TUPELO • The National Council on Alcoholism and Drug Dependence of Northeast Mississippi (NCADD) has seen an increased need for its services amid the coronavirus.
NCADD has been open since 1984 to provide information, education, help and hope to individuals and families in need of addiction services, including drug and alcohol testing, assessment and referrals, teen addiction awareness and intervention services.
NCADD closed to the public due to state stay-at-home orders in March, but executive director Dody Vail said the center set up a daily hotline to allow those in crisis or in need due to substance abuse disorders to call for support. Vail said a counselor is available anytime from 9 a.m. to 10 p.m., but the hotline is open 24 hours.
“We have seen more crisis calls and more distressed people having substance use and dependence disorders during these past two months,” Vail said.
For NCADD, offering the hotline was the most logical way to make counselors available to handle crises at home. Counselors are able to do family counseling over the phone and may spend hours talking to a person in crisis.

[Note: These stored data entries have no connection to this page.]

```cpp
void assign_wave_facts(Ruleset& rs) {
  rs.fact_spaces.clear();
  std::set<uint32_t> spaces;
  for (size_t pn = 0; pn < rs.pnodes.size(); pn++) {
    const PNode& P = rs.pnodes[pn];
    if (rs.pn_self[pn] == NONE) continue;
    bool map_child = false;
    if (P.kind == P_ARR_MAPS) map_child = P.first < rs.pnodes.size() && rs.pnodes[P.first].kind == P_MAP;
    else if (P.kind == P_ARR_POS)
      for (uint32_t i = 0; i < P.n; i++) {
        const uint32_t ch = rs.pool[P.first + i];
        map_child = map_child || (ch < rs.pnodes.size() && rs.pnodes[ch].kind == P_MAP);
      }
    if (map_child) spaces.insert(rs.col_rowspace[rs.pn_self[pn]]);
  }
  for (uint32_t s2 : spaces) if (rs.fact_spaces.size() < FACT_BITS) rs.fact_spaces.push_back(s2);
}

void assign_meta_classes(Ruleset& rs) {
  rs.meta_classes.clear();
  rs.meta_class_of.assign(rs.metas.size(), (int8_t)-1);
  const uint32_t S = KSID(SPEC), T = KSID(TEMPLATE), J = KSID(JOBTEMPLATE);
  std::function<void(uint32_t, uint32_t, const uint32_t*, int)> walk = [&](uint32_t pn, uint32_t mbase, const uint32_t* k, int depth) {
    if (pn == NONE || pn >= rs.pnodes.size() || depth > 4) return;
    const PNode& P = rs.pnodes[pn];
    if (P.kind != P_MAP) return;
    const int pos = depth == 0 ? 0 : (depth == 2 && k[0] == S && k[1] == T) ? 1 :
                    (depth == 4 && k[0] == S && k[1] == J && k[2] == S && k[3] == T) ? 2 : -1;
    if ((P.flags & PF_META) && pos >= 0 && (size_t)mbase + P.meta < rs.metas.size()) {
      const MetaSite& ms = rs.metas[mbase + P.meta];
      const uint32_t nw = ms.nwild_l + ms.nwild_a;
      if (nw && ms.nwild_l <= 1 && ms.nwild_a <= 1 && nw <= (uint32_t)MAX_SLOTS) {
        MetaClass mc{};
        mc.pos = (uint32_t)pos;
        mc.site = ms;
        mc.site.slot_l = 0;
        mc.site.slot_a = ms.nwild_l;
        auto same = [&](const MetaClass& o) {
          if (o.pos != mc.pos || o.site.has_labels != ms.has_labels || o.site.has_ann != ms.has_ann ||
              o.site.nwild_l != ms.nwild_l || o.site.nwild_a != ms.nwild_a)
            return false;
          for (uint32_t i = 0; i < 2 * ms.nwild_l; i++) if (rs.pool[o.site.wild_l + i] != rs.pool[ms.wild_l + i]) return false;
          for (uint32_t i = 0; i < 2 * ms.nwild_a; i++) if (rs.pool[o.site.wild_a + i] != rs.pool[ms.wild_a + i]) return false;
          return true;
        };
        size_t c = 0;
        while (c < rs.meta_classes.size() && !same(rs.meta_classes[c])) c++;
        if (c == rs.meta_classes.size() && c < MAX_META_CLASSES) rs.meta_classes.push_back(mc);
        if (c < rs.meta_classes.size()) rs.meta_class_of[mbase + P.meta] = (int8_t)c;
// ... 22 lines not shown
```

### kyverno_amd/csrc/jit.cpp

```cpp
#include <dlfcn.h>
#include <sys/stat.h>
#include <unistd.h>
#include <hip/hip_runtime.h>
#include <hip/hiprtc.h>

#include <algorithm>
#include <chrono>
#include <cstdio>
#include <cstdlib>
#include <functional>
#include <map>
#include <mutex>
#include <utime.h>
#include <set>
#include <sstream>
#include <unordered_map>
#include <stdexcept>
#include <string>
#include <vector>

#include "kyv_host.h"

namespace kyv {

int pattern_depth(const Ruleset& rs, uint32_t pn, int guard);

bool jit_meta_keys_on() {
  const char* e = getenv("KYV_META_KEYS");
  return !e || atoi(e) != 0;
}

int jit_jc_chains_mode() {
  const char* e = getenv("KYV_JC_PRELOAD");
  return e ? (atoi(e) != 0) : jit_meta_keys_on() ? 1 : 0;
}

namespace {

struct Gen {
  const Ruleset& rs;
  std::ostringstream out;
  std::vector<uint8_t> emitted;
  std::vector<uint32_t> emitted_log;
  bool ok = true;
  const bool use_len = !getenv("KYV_JIT_LEN") || atoi(getenv("KYV_JIT_LEN")) != 0;
  const size_t batch_max = getenv("KYV_JIT_BATCH") ? (size_t)std::max(1, atoi(getenv("KYV_JIT_BATCH"))) : 1;
  const bool leaf_fast = !getenv("KYV_JIT_LEAF_FAST") || atoi(getenv("KYV_JIT_LEAF_FAST")) != 0;
  const bool meta_keys;
  static constexpr uint32_t MK_COL = 0x80000000u;
  struct WildSrc { int pc = -1; bool two = false; uint32_t cs = 0; };
  std::vector<int> slot_meta;
  std::vector<WildSrc> wild_src;
  WildSrc cur_src[MAX_SLOTS];
  int class_of(uint32_t pn) const {
    const PNode& P = rs.pnodes[pn];
    if (!meta_keys || !(P.flags & PF_META) || node_mbase[pn] == NONE || meta_pos[pn] < 0) return -1;
    const size_t s = (size_t)node_mbase[pn] + P.meta;
    return s < rs.meta_class_of.size() ? rs.meta_class_of[s] : -1;
  }

  std::vector<int> slot;
  std::vector<int> slot_alen;
  std::vector<int> slot_elen;
  std::vector<std::vector<uint32_t>> scope_of;
  std::vector<uint8_t> scoped;
  std::vector<uint32_t> node_mbase;
  std::vector<int8_t> meta_pos;

  explicit Gen(const Ruleset& r, int meta_keys_mode = -1)
      : rs(r), meta_keys(meta_keys_mode < 0 ? jit_meta_keys_on() : meta_keys_mode != 0), emitted(r.pnodes.size(), 0), slot_meta(r.pnodes.size(), -1), wild_src(r.pentries.size()),
        slot(r.pentries.size(), -1), slot_alen(r.pnodes.size(), -1),
        slot_elen(r.pentries.size(), -1), scope_of(r.pnodes.size()), scoped(r.pnodes.size(), 0),
        node_mbase(r.pnodes.size(), NONE), meta_pos(r.pnodes.size(), -1) {}

  void mark_paths(uint32_t pn, uint32_t mbase, uint32_t k0, uint32_t k1, uint32_t k2, uint32_t k3, int depth) {
    if (pn == NONE || pn >= rs.pnodes.size() || depth > 4) return;
    const PNode& P = rs.pnodes[pn];
    if (P.kind != P_MAP) return;
    node_mbase[pn] = mbase;
    const uint32_t S = SID_FIRST_FREE + K_SPEC, T = SID_FIRST_FREE + K_TEMPLATE, J = SID_FIRST_FREE + K_JOBTEMPLATE;
    if (depth == 0) meta_pos[pn] = 0;
    else if (depth == 2 && k0 == S && k1 == T) meta_pos[pn] = 1;
    else if (depth == 4 && k0 == S && k1 == J && k2 == S && k3 == T) meta_pos[pn] = 2;
    for (uint32_t e = 0; e < P.n; e++) {
      const PEntry& E = rs.pentries[P.first + e];
      if ((E.flags & EF_WILD) || E.child == NONE || E.handler == H_STAR || E.handler == H_NEGATION ||
          E.handler == H_EXISTENCE || E.handler == H_EXIST_BADPAT)
        continue;
      const uint32_t k[4] = {k0, k1, k2, k3};
      uint32_t nk[4] = {k[0], k[1], k[2], k[3]};
      if (depth < 4) nk[depth] = E.key;
      mark_paths(E.child, mbase, nk[0], nk[1], nk[2], nk[3], depth + 1);
    }
  }

  int add(std::vector<uint32_t>& list, uint32_t col) {
    list.push_back(col);
    return (int)list.size() - 1;
  }
  void collect(uint32_t pn, std::vector<uint32_t>& list, int guard) {
    if (pn == NONE || pn >= rs.pnodes.size() || guard > 4 * MAX_DEPTH) return;
    const PNode& P = rs.pnodes[pn];
    if (P.kind == P_ARR_MAPS || P.kind == P_ARR_POS || P.kind == P_ARR_SCALAR) {
      if (rs.pn_len[pn] != NONE && use_len) {
        if (slot_alen[pn] >= 0) { ok = false; return; }
        slot_alen[pn] = add(list, rs.pn_len[pn]);
// ... 31 lines not shown
  }
  void scope(uint32_t root) {
    if (root == NONE || root >= rs.pnodes.size() || scoped[root]) return;
    scoped[root] = 1;
    for (auto& c : cur_src) c = WildSrc{};
    collect(root, scope_of[root], 0);
  }
  void scopes_below(uint32_t pn, int guard) {
    if (pn == NONE || pn >= rs.pnodes.size() || guard > 4 * MAX_DEPTH) return;
    const PNode& P = rs.pnodes[pn];
    switch (P.kind) {
      case P_MAP:
        for (uint32_t e = 0; e < P.n; e++) {
          const PEntry& E = rs.pentries[P.first + e];
          if (E.handler == H_STAR || E.handler == H_NEGATION || E.handler == H_EXIST_BADPAT || E.child == NONE) continue;
          if (E.handler == H_EXISTENCE) {
            for (uint32_t j = 0; j < rs.pool[E.child]; j++) {
              scope(rs.pool[E.child + 1 + j]);
              scopes_below(rs.pool[E.child + 1 + j], guard + 1);
            }
          } else {
            scopes_below(E.child, guard + 1);
          }
        }
        break;
      case P_ARR_MAPS: scope(P.first); scopes_below(P.first, guard + 1); break;
      case P_ARR_POS:
        for (uint32_t i = 0; i < P.n; i++) { scope(rs.pool[P.first + i]); scopes_below(rs.pool[P.first + i], guard + 1); }
        break;
      default: break;
    }
  }
  const std::vector<uint32_t>& scope_cols(uint32_t root) { scope(root); return scope_of[root]; }
  std::string preload(uint32_t root, const std::string& name, const std::string& rowx, const char* rd = "jself(w, ") {
    scope(root);
    const auto& L = scope_of[root];
    std::ostringstream o;
    o << "uint64_t " << name << "[" << std::max<size_t>(1, L.size()) << "];";
    for (size_t i = 0; i < L.size(); i++) {
      if (L[i] & MK_COL) { o << meta_load(L, i, name, rowx); continue; }
      o << " " << name << "[" << i << "] = " << rd << u(L[i]) << ", " << rowx << ");";
    }
    return o.str();
  }
  static std::string meta_load(const std::vector<uint32_t>& L, size_t i, const std::string& name, const std::string& rowx) {
    if (L[i] & 1u) return std::string();
    std::ostringstream o;
    o << " { const kyv_u32x4 mq = jc_meta(v, " << u((L[i] & ~MK_COL) >> 1) << ", " << rowx << "); " << name << "[" << i
      << "] = (uint64_t)mq.x | ((uint64_t)mq.y << 32); " << name << "[" << i + 1 << "] = (uint64_t)mq.z | ((uint64_t)mq.w << 32); }";
    return o.str();
  }

  static std::string u(uint32_t x) { return std::to_string(x) + "u"; }
  static std::string i64(int64_t x) { return "(int64_t)" + std::to_string(x) + "ll"; }

  uint32_t cur_root = NONE;
  uint32_t cur_dyn = NONE;
  std::string dyn_sig(uint32_t dyn) const {
    std::ostringstream o;
    const uint32_t n = rs.pool[dyn];
    uint32_t at = dyn + 1;
    for (uint32_t q = 0; q < n; q++) {
      o << (q ? "; " : "") << "column " << rs.pool[at + 1] << " keys";
      for (uint32_t s = 0; s < rs.pool[at]; s++) o << " " << rs.pool[at + 2 + s];
      at += 2 + rs.pool[at];
    }
    return o.str();
  }
  std::string dyn_preload(uint32_t dyn) const {
    if (dyn == NONE) return std::string();
    std::ostringstream o;
    const uint32_t n = std::min(rs.pool[dyn], MAX_DYN);
    uint32_t at = dyn + 1;
    o << "  uint64_t dq[" << n << "];";
// ... 386 lines not shown
                << (rs.pe_self[P.first + e] != NONE ? "        ei = jdec(jself(w, " + u(rs.pe_self[P.first + e]) + ", er), &et, &ea);\n"
                                                      : std::string())
                << "        if (ei == NONE) { ei = aa + i; et = T_UNK; }\n"
                << "        Ret r = p" << rs.pool[E.child + 1 + j] << "(w, ei, et, ea, er, pe);\n"
                << "        if (w.ost) return r;\n"
                << "        if (!r.err) { hit = true; break; }\n"
                << "      }\n"
                << "      if (!hit) return mkerr(EC_NONE, 0, " << ET << "); }\n";
          }
          out << "  }\n";
          break;
        }
        default:
          out << "  {\n";
          call("");
          out << "  }\n";
      }
    }
    out << "  return ok_ret();\n";
  }
};
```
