__device__ __forceinline__ unsigned sgr_x_by_x(unsigned z) {
    if (z == 0) return 255;
    if (z >= 255) return 0;
    return (256 + ((z + 1) >> 1)) / (z + 1);
}

template <typename Px>
__device__ __forceinline__ int ld_px(const uint8_t *base, int64_t stride, int y, int x) {
    return reinterpret_cast<const Px *>(base + (int64_t)y * stride)[x];
}

template <int R>
__device__ void sgr_ab(const int16_t *win, int *A, int16_t *B, int sh, int tw, unsigned s, int bdm8,
                        const uint8_t *xbyx) {
    constexpr int n = (2 * R + 1) * (2 * R + 1);
    constexpr unsigned one_by_x = n == 25 ? 164 : 455;
    constexpr int NP = 34, G = kNT / NP;
    const int g = threadIdx.x / NP, cp = threadIdx.x - g * NP;
    const int x = 2 * cp - 2;
    if (g >= G || x > tw) return;
    const int nrows = sh + 2;
    const int per = R == 2 ? (((nrows + G - 1) / G) + 1) & ~1 : (nrows + G - 1) / G;
    const int y0 = -1 + g * per, y1 = min(-1 + (g + 1) * per, sh + 1);
    if (y0 >= y1) return;
    const uint32_t *col = reinterpret_cast<const uint32_t *>(win + x - 2 + kWX);
    constexpr int W2 = kLrWin / 2;
    auto hsum = [&](int yy, int &s0, int &q0, int &s1, int &q1) {
        const uint32_t *r = col + (yy + 3) * W2;
        const uint32_t w0 = r[0], w1 = r[1], w2 = r[2];
        const int v0 = w0 & 0xffff, v1 = w0 >> 16, v2 = w1 & 0xffff, v3 = w1 >> 16, v4 = w2 & 0xffff, v5 = w2 >> 16;
        if (R == 2) {
            const int m = v1 + v2 + v3 + v4, mq = v1 * v1 + v2 * v2 + v3 * v3 + v4 * v4;
            s0 = m + v0; q0 = mq + v0 * v0; s1 = m + v5; q1 = mq + v5 * v5;
        } else {
            const int m = v2 + v3, mq = v2 * v2 + v3 * v3;
            s0 = m + v1; q0 = mq + v1 * v1; s1 = m + v4; q1 = mq + v4 * v4;
        }
    };
    int rs0[2 * R + 1], rq0[2 * R + 1], rs1[2 * R + 1], rq1[2 * R + 1];
#pragma unroll
    for (int k = 0; k < 2 * R; k++) hsum(y0 - R + k, rs0[k], rq0[k], rs1[k], rq1[k]);
    const bool c0 = x >= -1, c1 = x + 1 <= tw;
    for (int y = y0; y < y1; y++) {
        hsum(y + R, rs0[2 * R], rq0[2 * R], rs1[2 * R], rq1[2 * R]);
        if (R == 1 || !((y + 1) & 1)) {
            int sum0 = 0, sq0 = 0, sum1 = 0, sq1 = 0;
#pragma unroll
            for (int k = 0; k <= 2 * R; k++) { sum0 += rs0[k]; sq0 += rq0[k]; sum1 += rs1[k]; sq1 += rq1[k]; }
            const int sums[2] = { sum0, sum1 }, sqs[2] = { sq0, sq1 };
            const bool on[2] = { c0, c1 };
#pragma unroll
            for (int e = 0; e < 2; e++) {
                const int a = (sqs[e] + ((1 << (2 * bdm8)) >> 1)) >> (2 * bdm8);
                const int b = (sums[e] + ((1 << bdm8) >> 1)) >> bdm8;
                const unsigned p = (unsigned)max((int)__umul24((unsigned)a, (unsigned)n) - (int)__umul24((unsigned)b, (unsigned)b), 0);
                const unsigned z = (p * s + (1u << 19)) >> 20;
                const unsigned xv = xbyx[min(z, 255u)];
                if (on[e]) {
                    A[(y + 1) * kLrAB + x + e + 1] = (int)((__umul24(__umul24(xv, one_by_x), (unsigned)sums[e]) + (1u << 11)) >> 12);
                    B[(y + 1) * kLrAB + x + e + 1] = (int16_t)xv;
                }
            }
        }
#pragma unroll
        for (int k = 0; k < 2 * R; k++) { rs0[k] = rs0[k + 1]; rq0[k] = rq0[k + 1]; rs1[k] = rs1[k + 1]; rq1[k] = rq1[k + 1]; }
    }
}
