## Store LDS face records and leg stash as planar scalars; inline-asm sincos FMAs

Face records in LDS and the parked leg polygons move from float4-per-lane records to planar float arrays with a stride that is a multiple of 64. The intent is to let the compiler use ds_write2st64/ds_read2st64 pairs and avoid bank conflicts. contact_clip replaces its branchy swap with bitmask selects to cut divergence. The double-precision sincos polynomial now interleaves the sin and cos chains and uses inline v_fma_f64 with SGPR constants to raise ILP and avoid loading constants into VGPRs, with a plain-FMA fallback for one physics part. The inline asm adds fragility and increases the number of scalar LDS ops.

```diff
diff --git a/ppo-bipedalwalker_amd/csrc/wk_device.h b/ppo-bipedalwalker_amd/csrc/wk_device.h
--- a/ppo-bipedalwalker_amd/csrc/wk_device.h
+++ b/ppo-bipedalwalker_amd/csrc/wk_device.h
@@ -376,6 +376,9 @@
 }
 
 DEV uint32_t bsel(uint32_t m, float a, uint32_t b) { return (m & __float_as_uint(a)) | (~m & b); }
+DEV V2 vbsel(uint32_t m, V2 a, V2 b) {
+  return mk(__uint_as_float(bsel(m, a.x, __float_as_uint(b.x))), __uint_as_float(bsel(m, a.y, __float_as_uint(b.y))));
+}
 template <int N, bool SAFE = false>
 DEV void significant_face(const Poly<N>& P, V2 n, V2& fa, V2& fb, V2& fmax) {
   float mind = FLT_MAX;
@@ -444,10 +447,16 @@
   fdir = first ? vneg(before) : after;
 }
 template <int N, int S>
-DEV void significant_face_lds(const Poly<N>& P, const EdgeAxes<N>& AX, V2 n, float4* rec, V2& fa,
+DEV void significant_face_lds(const Poly<N>& P, const EdgeAxes<N>& AX, V2 n, float* rec, V2& fa,
                               V2& fb, V2& fmax, V2& fdir) {
-#pragma unroll
-  for (int k = 0; k < N; k++) rec[k * S] = make_float4(P.x[k], P.y[k], AX.x[k], AX.y[k]);
+  static_assert(S % 64 == 0, "the planes' stride in ds_write2st64_b32 units");
+#pragma unroll
+  for (int k = 0; k < N; k++) {
+    rec[(4 * k + 0) * S] = P.x[k];
+    rec[(4 * k + 1) * S] = P.y[k];
+    rec[(4 * k + 2) * S] = AX.x[k];
+    rec[(4 * k + 3) * S] = AX.y[k];
+  }
   float mind = FLT_MAX;
   int idx = -1;
 #pragma unroll
@@ -461,12 +470,17 @@
   const int inx = idx == N - 1 ? 0 : idx + 1;
   const int ipv = idx <= 0 ? idx + N - 1 : idx - 1;
   __builtin_amdgcn_wave_barrier();
-  const float4 re = rec[ie * S], rn = rec[inx * S], rp = rec[ipv * S];
-  const V2 sig = idx < 0 ? mk(0.0f, 0.0f) : mk(re.x, re.y);
-  const V2 va = mk(rn.x, rn.y);
-  const V2 vb = mk(rp.x, rp.y);
-  const V2 after = mk(-re.w, re.z);
-  const V2 before = mk(rp.w, -rp.z);
+  const float* const re = rec + ie * (4 * S);
+  const float* const rn = rec + inx * (4 * S);
+  const float* const rp = rec + ipv * (4 * S);
+  const float re_x = re[0], re_y = re[S], re_ax = re[2 * S], re_ay = re[3 * S];
+  const float rn_x = rn[0], rn_y = rn[S];
+  const float rp_x = rp[0], rp_y = rp[S], rp_ax = rp[2 * S], rp_ay = rp[3 * S];
+  const V2 sig = idx < 0 ? mk(0.0f, 0.0f) : mk(re_x, re_y);
+  const V2 va = mk(rn_x, rn_y);
+  const V2 vb = mk(rp_x, rp_y);
+  const V2 after = mk(-re_ay, re_ax);
+  const V2 before = mk(rp_ay, -rp_ax);
   const bool first = vdot(n, before) >= vdot(n, after);
   fa = first ? sig : va;
   fb = first ? vb : sig;
@@ -503,13 +517,12 @@
                      V2& c0, V2& c1) {
   V2 rf = vsub(rb, ra);
   V2 iv = vsub(ib, ia);
-  if (fabsf(vdot(rf, normal)) > fabsf(vdot(iv, normal))) {
-    V2 t;
-    t = ra; ra = ia; ia = t;
-    t = rb; rb = ib; ib = t;
-    t = rmax; rmax = imax; imax = t;
-    rd = id;
-  }
+  const uint32_t sw = fabsf(vdot(rf, normal)) > fabsf(vdot(iv, normal)) ? 0xffffffffu : 0u;
+  const V2 ra0 = ra, rb0 = rb;
+  ra = vbsel(sw, ia, ra); ia = vbsel(sw, ra0, ia);
+  rb = vbsel(sw, ib, rb); ib = vbsel(sw, rb0, ib);
+  rmax = vbsel(sw, imax, rmax);
+  rd = vbsel(sw, id, rd);
   rf = rd;
   float offset = vdot(rf, ra);
   V2 p0 = mk(0.0f, 0.0f), p1 = mk(0.0f, 0.0f);
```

Vail said they average 10 to 12 calls a day. A lot of people are suffering because they cannot attend support meetings such as Alcoholics Anonymous, Narcotics Anonymous, Al-Anon and others regularly. Online Zoom meetings are available, but Vail said they are not the same as in person meetings for those in crisis and that there is a “deficit” when they can’t meet face-to-face.
“The whole emphasis of meetings like AA, NA and Al-Anon is that you come through their doors, you can tell your worst stuff possible, you can be gut honest, and you get a hug and a cup of coffee and an invitation to come back,” Vail said. “That positive, personal support has been missing, which we believe and is shown increases stressors in the lives of these people who are suffering with substance abuse and substance dependence.”
The increased crisis calls are due to living in a “nation in crisis,” Vail said. As people must contend with losing their jobs, facing money issues or stay-at-home orders that can cause stress, Vail said those who are substance-dependent experience those tensions higher.
“In this disease of addiction that we deal with, any great change in a person’s life causes fear and distress, and they’re out of sorts,” Vail said. “When you’re talking about substance abusers or people caught in the web of addiction, you’re just going to have a natural increase in situations that can get quite dangerous.”
Despite the challenges COVID-19 presents to their work, Vail said it is important for people to still seek help if they are struggling during this time. Vail said they have used Facebook and radio to let others know treatment centers are accepting new clients even during COVID-19. However, she has seen a great number of people scared to seek treatment due to fears around contracting COVID-19.
“There’s a lot of treatment on hold, you might say, which again heightens the stress (for) at-home situations,” Vail said.
The center is also continuing its regular hours of 9 a.m. to 4 p.m. daily via phone. During normal operations, NCADD does face-to-face alcohol and drug assessments on behalf of the courts, but due to stay-at-home orders and delays in civil court, the center has been limited in what it can offer. They still receive calls from social workers who rely on them for counseling and assessments for clientele.
NCADD will attempt offering face-to-face alcohol & drug assessments beginning May 6. Booking is available for May and future appointments, and the hotline will stay open indefinitely. While Vail hopes to be open to maintain regular office hours, she said the center would be waiting to see when it was safe to have office hours again. Once open, she said they will look towards implementing proper technology to sanitize the office.
People can support NCADD by making a donation to United Way of Northeast Mississippi or donating directly to NCADD by sending a donation to 200 North Spring St., Tupelo.
“Addiction problems are cunning, powerful and baffling. There’s no instruction manual per se that teaches a family how to deal with it,” Vail said. “We encourage people to call and reach out and get help when they’re dealing with this sort of thing in their individual lives.”